### Exercise instructions
What is the number of lines in this listing that include the string "GemmGroup"? Answer with that number by itself.

### Dataset content

template <bool KC>
MMS_DEV void load_tile(const h16* __restrict__ X, long ld, int rows_total, int kdim,
                       int row0, int k0, int kend, s16x8 (&r)[4]) {
  const int t = threadIdx.x;
#pragma unroll
  for (int i = 0; i < 4; ++i) {
    const int id = t + i * NT;
    s16x8 v = {0, 0, 0, 0, 0, 0, 0, 0};
    if (KC) {
      const int row = id >> 3, c = id & 7;
      const int gr = row0 + row, gk = k0 + c * 8;
      if (gr < rows_total) {
        const h16* src = X + (long)gr * ld + gk;
        if (gk + 8 <= kend) {
          v = *reinterpret_cast<const s16x8*>(src);
        } else {
#pragma unroll
          for (int e = 0; e < 8; ++e)
            if (gk + e < kend) v[e] = reinterpret_cast<const short*>(src)[e];
        }
      }
    } else {
      const int kr = id >> 4, c = id & 15;
      const int gk = k0 + kr, gr = row0 + c * 8;
      if (gk < kend) {
        const h16* src = X + (long)gk * ld + gr;
        if (gr + 8 <= rows_total) {
          v = *reinterpret_cast<const s16x8*>(src);
        } else {
#pragma unroll
          for (int e = 0; e < 8; ++e)
            if (gr + e < rows_total) v[e] = reinterpret_cast<const short*>(src)[e];
        }
      }
    }
    r[i] = v;
  }
  (void)kdim;
}

template <bool KC>
MMS_DEV void store_tile(char* lds, const s16x8 (&r)[4]) {
  const int t = threadIdx.x;
#pragma unroll
  for (int i = 0; i < 4; ++i) {
    const int id = t + i * NT;
    int off;
    if (KC) {
      const int row = id >> 3, c = id & 7;
      off = row * 128 + ((c ^ (row & 7)) << 4);
    } else {
      const int kr = id >> 4, c = id & 15;
      off = kr * 256 + ((c ^ swz_mn(kr)) << 4);
    }
    *reinterpret_cast<s16x8*>(lds + off) = r[i];
  }
}

template <bool A_KC, bool B_KC, int EPI>
__global__ void __launch_bounds__(NT, 2) gemm_kernel(GemmP P, int tiles_m, int tiles_n, int total) {
  const unsigned long long t_start = P.stamps ? stamp_now() : 0ull;
  if (P.thresh) P.seed = mms_step_seed(P.seed);
  __shared__ __attribute__((aligned(16))) char smem[4 * TILE_BYTES];
  int z, tm, tn;
  tile_coords(blockIdx.x, tiles_m, tiles_n, total, z, tm, tn, P.group_m);
  const int zb = z / P.splitk, zs = z % P.splitk;
  const int z1 = zb / P.bdiv, z2 = zb % P.bdiv;
  const h16* A = P.A + z1 * P.sA1 + z2 * P.sA2;
  const h16* B = P.B + z1 * P.sB1 + z2 * P.sB2;
  const int kbeg = zs * P.kchunk;
  const int kend = min(P.K, kbeg + P.kchunk);
  const int bm = tm * BM, bn = tn * BN;
  const int lane = threadIdx.x & 63, wid = threadIdx.x >> 6;
  const int wm = wid >> 1, wn = wid & 1;

#define SA(s) (smem + (2 * (s)) * TILE_BYTES)
#define SB(s) (smem + (2 * (s) + 1) * TILE_BYTES)

  f32x4 acc[4][4];
#pragma unroll
  for (int i = 0; i < 4; ++i)
#pragma unroll
    for (int j = 0; j < 4; ++j) acc[i][j] = f32x4{0.f, 0.f, 0.f, 0.f};

  s16x8 ra[4], rb[4];
  const int nk = (kend - kbeg + BK - 1) / BK;
  if (nk > 0) {
    load_tile<A_KC>(A, P.lda, P.M, P.K, bm, kbeg, kend, ra);
    load_tile<B_KC>(B, P.ldb, P.N, P.K, bn, kbeg, kend, rb);
    store_tile<A_KC>(SA(0), ra);
    store_tile<B_KC>(SB(0), rb);
  }
  __syncthreads();
  for (int kt = 0; kt < nk; ++kt) {
    const int cur = kt & 1;
    const bool more = kt + 1 < nk;
    if (more) {
      const int k0 = kbeg + (kt + 1) * BK;
      load_tile<A_KC>(A, P.lda, P.M, P.K, bm, k0, kend, ra);
      load_tile<B_KC>(B, P.ldb, P.N, P.K, bn, k0, kend, rb);
    }
#pragma unroll
    for (int kk = 0; kk < 2; ++kk) {
      h16x8 fa[4], fb[4];
#pragma unroll
      for (int i = 0; i < 4; ++i) fa[i] = read_frag<A_KC>(SA(cur), wm * 64 + i * 16, kk, lane);
#pragma unroll
      for (int j = 0; j < 4; ++j) fb[j] = read_frag<B_KC>(SB(cur), wn * 64 + j * 16, kk, lane);
#pragma unroll
      for (int i = 0; i < 4; ++i)
#pragma unroll
        for (int j = 0; j < 4; ++j)
          acc[i][j] = __builtin_amdgcn_mfma_f32_16x16x32_f16(fb[j], fa[i], acc[i][j], 0, 0, 0);
    }
    if (more) {
      store_tile<A_KC>(SA(cur ^ 1), ra);
      store_tile<B_KC>(SB(cur ^ 1), rb);
    }
    __syncthreads();
  }
#undef SA
#undef SB

  char* Cz;
  if (EPI == MMS_EPI_F32)
    Cz = reinterpret_cast<char*>(P.C) + (z1 * P.sC1 + z2 * P.sC2 + zs * P.sCsplit) * 4;
  else
    Cz = reinterpret_cast<char*>(P.C) + (z1 * P.sC1 + z2 * P.sC2) * 2;
  const h16* auxz = P.aux ? P.aux + z1 * P.sX1 + z2 * P.sX2 : nullptr;
  staged_epilogue<EPI>(P, smem, acc, bm, bn, wm, wn, wid, lane, Cz, auxz);
  stamp_end(P.stamps, t_start);
}




template <bool A_KC, bool B_KC, int EPI, int STAGES, bool RS, bool PRI>
MMS_DEV void dma_gemm_tile(const GemmP& P, char* smem, int z, int tm, int tn) {
  const int zb = z / P.splitk, zs = z % P.splitk;
  const int z1 = zb / P.bdiv, z2 = zb % P.bdiv;
  const int kbeg = zs * P.kchunk;
  const int kend = min(P.K, kbeg + P.kchunk);
  const int bm = tm * BM, bn = tn * BN;
  const int lane = threadIdx.x & 63;
  const int wid = __builtin_amdgcn_readfirstlane(threadIdx.x >> 6);
  const int wm = wid >> 1, wn = wid & 1;
  const h16* Ab = P.A + z1 * P.sA1 + z2 * P.sA2 + (A_KC ? 0 : (long)kbeg * P.lda);
  const h16* Bb = P.B + z1 * P.sB1 + z2 * P.sB2 + (B_KC ? 0 : (long)kbeg * P.ldb);
  const long a_ext = A_KC ? ((long)(P.M - 1) * P.lda + P.K) * 2
                          : ((long)(kend - kbeg - 1) * P.lda + ((P.M + 7) & ~7)) * 2;
  const long b_ext = B_KC ? ((long)(P.N - 1) * P.ldb + P.K) * 2
                          : ((long)(kend - kbeg - 1) * P.ldb + ((P.N + 7) & ~7)) * 2;
  const __amdgpu_buffer_rsrc_t ra = __builtin_amdgcn_make_buffer_rsrc((void*)Ab, (short)0, (int)a_ext, 0x00020000);
  const __amdgpu_buffer_rsrc_t rb = __builtin_amdgcn_make_buffer_rsrc((void*)Bb, (short)0, (int)b_ext, 0x00020000);
#define SA(s) (smem + (2 * (s)) * TILE_BYTES)
#define SB(s) (smem + (2 * (s) + 1) * TILE_BYTES)
  f32x4 acc[4][4];
#pragma unroll
  for (int i = 0; i < 4; ++i)
#pragma unroll
    for (int j = 0; j < 4; ++j) acc[i][j] = f32x4{0.f, 0.f, 0.f, 0.f};

  f32x4 rs[4];
  const bool do_rs = RS && tn == 0 && wn == 0 && (P.rowsum || P.rowsum16);
  if (RS) {
#pragma unroll
    for (int i = 0; i < 4; ++i) rs[i] = f32x4{0.f, 0.f, 0.f, 0.f};
  }
  h16x8 ones;
#pragma unroll
  for (int e = 0; e < 8; ++e) ones[e] = (h16)1.f;
  const int nk = (kend - kbeg + BK - 1) / BK;
  auto k_rel = [&](int t, bool kc) { return kc ? kbeg + t * BK : t * BK; };
#pragma unroll
  for (int s = 0; s < STAGES - 1; ++s) {
    if (s < nk) {
      dma_tile<A_KC>(ra, SA(s), P.lda, bm, k_rel(s, A_KC), wid, lane);
      dma_tile<B_KC>(rb, SB(s), P.ldb, bn, k_rel(s, B_KC), wid, lane);
    }
  }
#ifndef MMS_GEMM_DMA_AFTER_READS
#define MMS_GEMM_DMA_AFTER_READS 0
#endif
  constexpr bool READ_FIRST = !A_KC || !B_KC || MMS_GEMM_DMA_AFTER_READS;
  for (int kt = 0; kt < nk; ++kt) {
    const int younger = min(STAGES - 2, nk - 1 - kt);
    if (STAGES >= 3 && younger >= 1) wait_vm<8>(); else wait_vm<0>();
    __builtin_amdgcn_s_barrier();
    const int nxt = kt + STAGES - 1;
    const int cur = kt % STAGES;
    if (!READ_FIRST && nxt < nk) {
      const int sb = nxt % STAGES;
      dma_tile<A_KC>(ra, SA(sb), P.lda, bm, k_rel(nxt, A_KC), wid, lane);
      dma_tile<B_KC>(rb, SB(sb), P.ldb, bn, k_rel(nxt, B_KC), wid, lane);
    }
    h16x8 fa2[2][4], fb2[2][4];
    {
#pragma unroll
      for (int kk = 0; kk < 2; ++kk) {
#pragma unroll
        for (int i = 0; i < 4; ++i) fa2[kk][i] = read_frag<A_KC>(SA(cur), wm * 64 + i * 16, kk, lane);
#pragma unroll
        for (int j = 0; j < 4; ++j) fb2[kk][j] = read_frag<B_KC>(SB(cur), wn * 64 + j * 16, kk, lane);
      }
    }
    if (READ_FIRST && nxt < nk) {
      const int sb = nxt % STAGES;
      dma_tile<A_KC>(ra, SA(sb), P.lda, bm, k_rel(nxt, A_KC), wid, lane);
      dma_tile<B_KC>(rb, SB(sb), P.ldb, bn, k_rel(nxt, B_KC), wid, lane);
    }
#pragma unroll
    for (int kk = 0; kk < 2; ++kk) {
      h16x8 fa[4], fb[4];
#pragma unroll
      for (int i = 0; i < 4; ++i) { fa[i] = fa2[kk][i]; fb[i] = fb2[kk][i]; }
      if (PRI) __builtin_amdgcn_s_setprio(1);
#pragma unroll
      for (int i = 0; i < 4; ++i)
#pragma unroll
        for (int j = 0; j < 4; ++j)
          acc[i][j] = __builtin_amdgcn_mfma_f32_16x16x32_f16(fb[j], fa[i], acc[i][j], 0, 0, 0);
      if (PRI) __builtin_amdgcn_s_setprio(0);
      if (RS && do_rs) {
#pragma unroll
        for (int i = 0; i < 4; ++i) rs[i] = __builtin_amdgcn_mfma_f32_16x16x32_f16(ones, fa[i], rs[i], 0, 0, 0);
      }
    }
  }
#undef SA
#undef SB
  if (RS && do_rs && lane < 16) {
#pragma unroll
    for (int i = 0; i < 4; ++i) {
      const int m = bm + wm * 64 + i * 16 + lane;
      if (m < P.M) {
        if (P.rowsum16) P.rowsum16[m] = (h16)(rs[i][0] * P.alpha);
        else P.rowsum[(long)zs * P.ld_rowsum + m] = rs[i][0] * P.alpha;
      }
    }
  }
  char* Cz;
  if (EPI == MMS_EPI_F32)
    Cz = reinterpret_cast<char*>(P.C) + (z1 * P.sC1 + z2 * P.sC2 + zs * P.sCsplit) * 4;
  else
    Cz = reinterpret_cast<char*>(P.C) + (z1 * P.sC1 + z2 * P.sC2) * 2;
  const h16* auxz = P.aux ? P.aux + z1 * P.sX1 + z2 * P.sX2 : nullptr;
  __syncthreads();
#ifdef MMS_GEMM_NOEPI
#pragma unroll
  for (int i = 0; i < 4; ++i)
#pragma unroll
    for (int j = 0; j < 4; ++j) asm volatile("" :: "v"(acc[i][j]));
  (void)Cz; (void)auxz;
#else
  staged_epilogue<EPI>(P, smem, acc, bm, bn, wm, wn, wid, lane, Cz, auxz);
#endif
}

template <bool A_KC, bool B_KC, int EPI, int STAGES, bool RS = false>
__global__ void __launch_bounds__(NT, (STAGES <= 2 ? 2 : 1)) gemm_dma_kernel(GemmP P, int tiles_m, int tiles_n, int total) {
  const unsigned long long t_start = P.stamps ? stamp_now() : 0ull;
  if (P.thresh) P.seed = mms_step_seed(P.seed);
  __shared__ __attribute__((aligned(16))) char smem[STAGES * 2 * TILE_BYTES];
  int z, tm, tn;
  tile_coords(blockIdx.x, tiles_m, tiles_n, total, z, tm, tn, P.group_m);
  dma_gemm_tile<A_KC, B_KC, EPI, STAGES, RS, PRIO && EPI != MMS_EPI_F32>(P, smem, z, tm, tn);
  stamp_end(P.stamps, t_start);
}

template <int EPI, int FRT>
__global__ void __launch_bounds__(NT, 2) gemm_tall_kernel(GemmP P, int tiles_m, int tiles_n, int total) {
  constexpr int BMT = 32 * FRT, TILE_T = BMT * 64 * 2;
  constexpr int SMEM = 2 * (TILE_T + TILE_BYTES) > 4 * 64 * 64 * 4 ? 2 * (TILE_T + TILE_BYTES) : 4 * 64 * 64 * 4;
  const unsigned long long t_start = P.stamps ? stamp_now() : 0ull;
  if (P.thresh) P.seed = mms_step_seed(P.seed);
  __shared__ __attribute__((aligned(16))) char smem[SMEM];
  int z, tm, tn;
  tile_coords(blockIdx.x, tiles_m, tiles_n, total, z, tm, tn, P.group_m);
  (void)z;
  const int bm = tm * BMT, bn = tn * BN;
  const int lane = threadIdx.x & 63;
  const int wid = __builtin_amdgcn_readfirstlane(threadIdx.x >> 6);
  const int wm = wid >> 1, wn = wid & 1;
  const long a_ext = ((long)(P.M - 1) * P.lda + P.K) * 2;
  const long b_ext = ((long)(P.N - 1) * P.ldb + P.K) * 2;
  const __amdgpu_buffer_rsrc_t ra = __builtin_amdgcn_make_buffer_rsrc((void*)P.A, (short)0, (int)a_ext, 0x00020000);
  const __amdgpu_buffer_rsrc_t rb = __builtin_amdgcn_make_buffer_rsrc((void*)P.B, (short)0, (int)b_ext, 0x00020000);
#define SA(s) (smem + (s) * (TILE_T + TILE_BYTES))
#define SB(s) (SA(s) + TILE_T)
  auto dma_a = [&](char* lds, int k0) {
#ifndef MMS_GEMM_NODMA
#pragma unroll
    for (int x = 0; x < FRT; ++x) {
      const int ins = wid * FRT + x;
      const int row = ins * 8 + (lane >> 3), c = (lane & 7) ^ (row & 7);
      const int voff = (int)(((long)(bm + row) * P.lda + k0 + c * 8) * 2);
      __builtin_amdgcn_raw_ptr_buffer_load_lds(ra, (lds_void*)(lds + ins * 1024), 16, voff, 0, 0, 0);
    }
#endif
  };
  f32x4 acc[FRT][4];
#pragma unroll
  for (int i = 0; i < FRT; ++i)
#pragma unroll
    for (int j = 0; j < 4; ++j) acc[i][j] = f32x4{0.f, 0.f, 0.f, 0.f};
  const int nk = P.K / BK;
  if (nk > 0) {
    dma_a(SA(0), 0);
    dma_tile<true>(rb, SB(0), P.ldb, bn, 0, wid, lane);
  }
  constexpr bool PR = PRIO && EPI != MMS_EPI_F32;
  for (int kt = 0; kt < nk; ++kt) {
    wait_vm<0>();
    __builtin_amdgcn_s_barrier();
    const int cur = kt & 1;
    if (kt + 1 < nk) {
      dma_a(SA(cur ^ 1), (kt + 1) * BK);
      dma_tile<true>(rb, SB(cur ^ 1), P.ldb, bn, (kt + 1) * BK, wid, lane);
    }
    h16x8 fa2[2][FRT], fb2[2][4];
#pragma unroll
    for (int kk = 0; kk < 2; ++kk) {
#pragma unroll
      for (int i = 0; i < FRT; ++i) fa2[kk][i] = read_frag<true>(SA(cur), wm * 16 * FRT + i * 16, kk, lane);
#pragma unroll
      for (int j = 0; j < 4; ++j) fb2[kk][j] = read_frag<true>(SB(cur), wn * 64 + j * 16, kk, lane);
    }
#pragma unroll
    for (int kk = 0; kk < 2; ++kk) {
      if (PR) __builtin_amdgcn_s_setprio(1);
#pragma unroll
      for (int i = 0; i < FRT; ++i)
#pragma unroll
        for (int j = 0; j < 4; ++j)
          acc[i][j] = __builtin_amdgcn_mfma_f32_16x16x32_f16(fb2[kk][j], fa2[kk][i], acc[i][j], 0, 0, 0);
      if (PR) __builtin_amdgcn_s_setprio(0);
    }
  }
#undef SA
#undef SB
  __syncthreads();
  constexpr int WR = 16 * FRT, F1 = FRT < 4 ? FRT : 4;
  if constexpr (epi_regs<EPI>() && MMS_GEMM_REG_TALL) {
    if (reg_epilogue_ok(P)) {
      reg_epilogue<EPI, FRT, FRT * 2048>(P, smem, acc, bm + (WR - 64) * wm, bn, wm, wn, wid, lane, P.C);
      stamp_end(P.stamps, t_start);
      return;
    }
  }
  staged_epilogue<EPI, F1>(P, smem, reinterpret_cast<const f32x4(&)[F1][4]>(acc[0]), bm + (WR - 64) * wm, bn, wm,
                           wn, wid, lane, P.C, P.aux);
  if constexpr (FRT > 4) {
    __syncthreads();
    staged_epilogue<EPI, FRT - 4>(P, smem, reinterpret_cast<const f32x4(&)[FRT - 4][4]>(acc[4]),
                                  bm + (WR - 64) * wm + 64, bn, wm, wn, wid, lane, P.C, P.aux);
  }
  stamp_end(P.stamps, t_start);
}

constexpr int kGroupMax = 8;
struct GemmGroup {
  GemmP p[kGroupMax];
  int first[kGroupMax + 1];
  int tiles_m[kGroupMax], tiles_n[kGroupMax];
  int n;
  unsigned long long* stamps;
};

__global__ void __launch_bounds__(NT, 2) gemm_group_wgrad_kernel(GemmGroup G, int total) {
  const unsigned long long t_start = G.stamps ? stamp_now() : 0ull;
  __shared__ __attribute__((aligned(16))) char smem[2 * 2 * TILE_BYTES];
  const int q = total / 8, r = total % 8;
  for (int lin = blockIdx.x; lin < total; lin += gridDim.x) {
    if (lin != (int)blockIdx.x) __syncthreads();
    const int x = lin % 8;
    const int id = (x < r ? x * (q + 1) : r * (q + 1) + (x - r) * q) + lin / 8;
    int g = 0;
    while (g + 1 < G.n && id >= G.first[g + 1]) ++g;
    const GemmP& P = G.p[g];
    const int t = id - G.first[g], tiles_n = G.tiles_n[g];
    const int per_group = P.group_m * tiles_n;
    const int grp = t / per_group, first_m = grp * P.group_m;
    const int gsize = min(G.tiles_m[g] - first_m, P.group_m);
    const int w = t % per_group;
    dma_gemm_tile<false, false, MMS_EPI_F16, 2, true, false>(P, smem, 0, first_m + w % gsize, w / gsize);
  }
  stamp_end(G.stamps, t_start);
}

constexpr int BM2 = 256, BN2 = 256, NT2 = 512, SLOT2 = 2 * 2 * T32_BYTES;
constexpr int RING2 = 4;

template <bool KC>
MMS_DEV void dma_slot2(__amdgpu_buffer_rsrc_t rs, char* img, long ld, int row0, int k0rel, int wid, int lane) {
#pragma unroll
  for (int i = 0; i < 2; ++i) {
    const int ins = wid + 8 * i;
    const int half = ins >> 3, hi = ins & 7;
    const int r0 = row0 + half * 128;
    int voff;
    if (KC) {
      const int row = hi * 16 + (lane >> 2), slot = lane & 3;
      const int c = slot ^ swz32(row);
      voff = (int)(((long)(r0 + row) * ld + k0rel + c * 8) * 2);
    } else {
      const int kr = hi * 4 + (lane >> 4), slot = lane & 15;
      const int c = slot ^ swz_mn(kr);
      voff = (int)(((long)(k0rel + kr) * ld + r0 + c * 8) * 2);
    }
    __builtin_amdgcn_raw_ptr_buffer_load_lds(rs, (lds_void*)(img + half * T32_BYTES + hi * 1024), 16, voff, 0, 0, 0);
  }
}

### Reply to the exercise
2